As we are called to be workers in the fields that God has sent us, we are called to this ministry of proclaiming the Kingdom, of being like lambs among wolves, dependent on God and the miraculous provision of those He brings us across. We are to proclaim peace, healing, and the coming of the Kingdom. The Kingdom is still at hand, promised and on its way but not yet here in full. Every disciple, every follower of Jesus, is called into this work. And at times, it is lonely. At times, it is hard. At times, you do have to shake the dust from your sandals and leave. There can be grace in leaving. And we may see the miracles; we may see powers overturned.
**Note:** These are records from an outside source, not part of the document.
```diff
@@ -1358,14 +1552,20 @@
         const int64_t c_run = L.C64;
         const int map_words = (nd_tiles + 31) / 32;
         unsigned int *tilemap = (unsigned int *)(w + L.tilemap);
-        const bool ordered = src_order != nullptr;
-        const bool range_plan = mode == VTM_MATCH_SCOUT_RANGE && prune && c_run == L.C64 &&
-                                (ordered ? seed_N > 0 && nd_tiles >= 2 : seed_N >= 2 * FBD && seed_N % FBD == 0);
-        if (range_plan) {
-            hipLaunchKernelGGL(filter_kernel<true>, dim3((unsigned)grid), dim3(THREADS), 0, s, ah, al, bh, bl, Ns, Nd, L.Ns_pad,
-                               L.Nd_pad, L.C64, align, ns_tiles, nd_tiles, nsplit, tiles_per_split, total_src_tiles, patch_tiles,
-                               amax, cnt, cand, (int)rows_out, flags, (const float *)(KPS < KP ? rest_a2 : rest_a),
-                               (const float *)(KPS < KP ? rest_bt2 : rest_bt), KPS, flags_out != nullptr ? 1 : 0, tilemap, map_words);
+        if (range_plan && c_run == L.C64) {
+            const float *rest_s = KPS < KP ? rest_a2 : rest_a, *rest_st = KPS < KP ? rest_bt2 : rest_bt;
+            const float acc_slack = (float)(C + 8) * 0x1p-23f * SCALE * SCALE;
+            if (cutq == 64 || cutq == 128) {
+                auto kq = cutq == 64 ? scout_q_kernel<2> : scout_q_kernel<4>;
+                hipLaunchKernelGGL(kq, dim3((unsigned)grid), dim3(THREADS), 0, s, aq, bq, qs_a, ql1_a, qs_bt, ql1_bt, Ns, L.Ns_pad,
+                                   L.Nd_pad, acc_slack, align, ns_tiles, nd_tiles, nsplit, tiles_per_split, total_src_tiles,
+                                   patch_tiles, amax, flags, rest_s, rest_st, flags_out != nullptr ? 1 : 0, tilemap, map_words);
+            } else {
+                hipLaunchKernelGGL(filter_kernel<true>, dim3((unsigned)grid), dim3(THREADS), 0, s, ah, al, bh, bl, Ns, Nd, L.Ns_pad,
+                                   L.Nd_pad, L.C64, align, ns_tiles, nd_tiles, nsplit, tiles_per_split, total_src_tiles, patch_tiles,
+                                   amax, cnt, cand, (int)rows_out, flags, rest_s, rest_st, KPS, flags_out != nullptr ? 1 : 0,
+                                   tilemap, map_words);
+            }
             const int tps_r = ordered ? tiles_per_split : (int)(seed_N / FBD);
             const int nsplit_r = (int)vtm::cdiv(nd_tiles, tps_r);
             const int64_t grid_r = (int64_t)8 * vtm::cdiv(ngroups, 8) * patch_tiles * nsplit_r;
```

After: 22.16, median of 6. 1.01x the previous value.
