# ml-rust/splintr

Measured on AMD Instinct MI355X. Metric: encode_batch MB/s (bytes in), higher is better.
Workload: dtype u8

## Files before the change

### splintr_amd/csrc/spl_common.h

```cpp
#pragma once
#include <stdint.h>

#if defined(__HIPCC__)
#include <hip/hip_runtime.h>
#define SPL_HD __host__ __device__ __forceinline__
#else
#define SPL_HD inline
#endif

namespace spl {

enum : uint32_t {
    C_P = 0,
    C_AP = 1,
    C_SP = 2,
    C_WS = 3,
    C_NL = 4,
    C_N = 5,
    C_LU = 6, C_LL = 7, C_LT = 8, C_LM = 9, C_LO = 10,
    C_M = 11,
    C_EOT = 12,
    C_WEND = 13,
    C_CONT = 15
};
#define SPL_BIT(c) (1u << (c))
constexpr uint32_t M_L = SPL_BIT(C_LU) | SPL_BIT(C_LL) | SPL_BIT(C_LT) | SPL_BIT(C_LM) | SPL_BIT(C_LO);
constexpr uint32_t M_S = SPL_BIT(C_SP) | SPL_BIT(C_WS) | SPL_BIT(C_NL);
constexpr uint32_t M_OTHER = SPL_BIT(C_P) | SPL_BIT(C_AP) | SPL_BIT(C_M);
constexpr uint32_t M_X = SPL_BIT(C_P) | SPL_BIT(C_AP) | SPL_BIT(C_SP) | SPL_BIT(C_WS) | SPL_BIT(C_M);
constexpr uint32_t M_U = SPL_BIT(C_LU) | SPL_BIT(C_LT) | SPL_BIT(C_LM) | SPL_BIT(C_LO) | SPL_BIT(C_M);
constexpr uint32_t M_W = SPL_BIT(C_LL) | SPL_BIT(C_LM) | SPL_BIT(C_LO) | SPL_BIT(C_M);
constexpr uint32_t M_UW = SPL_BIT(C_LM) | SPL_BIT(C_LO) | SPL_BIT(C_M);

constexpr uint32_t CB_CLASS = 0x0F, CB_SYNC = 0x10, CB_TSTART = 0x20, CB_LEN_SHIFT = 6;

enum : int { PAT_CL100K = 0, PAT_O200K = 1, PAT_MISTRAL_V3 = 2 };

struct alignas(16) Quad { uint32_t x, y, z, w; };
struct ShortEnt {
    uint32_t k0, k1, k2;
    uint32_t id_len;
};
constexpr int SPL_SHORT_BUCKET = 4;
constexpr int SPL_TINY_WORDS = 2;
constexpr int SPL_TINY_MAX = 4;
constexpr int SPL_T8_WORDS = 3;
constexpr int SPL_T8_MAX = 8;
constexpr int SPL_TINY_SALT_BITS = 16, SPL_T8_SALT_BITS = 10, SPL_F4_MASK_BITS = 6;
struct LongEnt {
    uint32_t tag;
    uint32_t id;
    uint32_t off;
    uint32_t len;
};
constexpr uint32_t SPL_EMPTY = 0xFFFFFFFFu;
constexpr int SPL_SHORT_MAX = 12;
constexpr uint64_t SPL_PAIR_EMPTY = ~0ull;
constexpr int SPL_PAIR_BUCKET = 4;
constexpr uint32_t SPL_ID_BITS = 21;
constexpr uint32_t SPL_ID_MASK = (1u << SPL_ID_BITS) - 1;
constexpr uint32_t SPL_NO_RANK = 0xFFFFFFFFu;
constexpr uint32_t SPL_OVF_BIT = 1u << 23;

struct P8Bucket { uint32_t a, b; };
struct alignas(8) PfxEnt { uint32_t lm, id2; };

struct alignas(64) MemoEnt {
    uint32_t key[8];
    uint32_t meta0;
    uint32_t meta1;
    uint32_t ids[6];
};
static_assert(sizeof(MemoEnt) == 64, "one cache line");
struct alignas(64) MemoExt {
    uint32_t ids[8];
    uint32_t ends[2];
    uint32_t pad[6];
};
static_assert(sizeof(MemoExt) == 64, "one cache line");
struct alignas(32) MemoHi { uint32_t k[8]; };
constexpr int SPL_MEMO_MAX_LEN = 32, SPL_MEMO_MAX_LEN2 = 64, SPL_MEMO_TOK1 = 6, SPL_MEMO_MAX_TOK = 14;
constexpr uint32_t SPL_MEMO_LOG_WORDS = 12;
constexpr uint32_t SPL_MEMO_LOG_WORDS2 = 20;
constexpr uint32_t SPL_MEMO_LOG_REGIONS = 64;

struct DeviceTables {
    const uint16_t* ucls_stage1;
    const uint8_t* ucls_stage2;
    uint32_t ucls_shift;
    uint32_t cjk_fast;
    const ShortEnt* short_tab; uint32_t short_mask;
    const uint32_t* tiny_tab;  uint32_t tiny_mask;
    const uint32_t* t8_tab;    uint32_t t8_mask;
    const LongEnt* long_tab;   uint32_t long_mask;
    const uint8_t* key_blob;
    const uint64_t* pair_tab;  uint32_t pair_mask;
    const uint32_t* byte_id;
    uint32_t max_key_len;
    uint32_t pattern;
    uint32_t all_bytes;
    uint32_t id_limit;
    const P8Bucket* p8_tab;    uint32_t p8_mask;
    const uint16_t* len_mask;  uint32_t tiny_free, t8_free;
    uint32_t ascii_base;
    const uint32_t* akind;
    const PfxEnt* pfx;
    const uint16_t* filt4;    uint32_t filt4_shift;
    const MemoEnt* memo;      uint32_t memo_mask;
    const MemoExt* memo_ext;
    const MemoEnt* memo2;     uint32_t memo2_mask;
    const MemoExt* memo2_ext; const MemoHi* memo2_hi;
};
SPL_HD uint32_t hash_f4(uint32_t w0) { return w0 * 0x9E3779B1u; }
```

But Jesus reminds us that our true rejoicing is with our connection, our belonging to him. As we are held by the hands of the Good Shepherd, nothing can truly harm us for nothing can separate us from the love of God through Jesus Christ.Ernte_in_der_Provénce.jpeg-medium

Vincent van Gogh, 1853-1890. Harvest in Provence, from ‘Art in the Christian Tradition’, a project of the Vanderbilt Divinity Library, Nashville, TN.

So, let us pray to the Lord of the Harvest. Let us pray for fellow-workers to be sent out, for those who would welcome us and the peace that will be offered to them, for those that will not welcome the Kingdom that its slow-moving grace would work in their lives, for ourselves that we may be sustained on the journey by the provisions God brings, for the coming of the fullness of the Kingdom when every power, principality, and person will kneel and the Lamb’s Kingdom of life will reign. Amen, come Lord Jesus.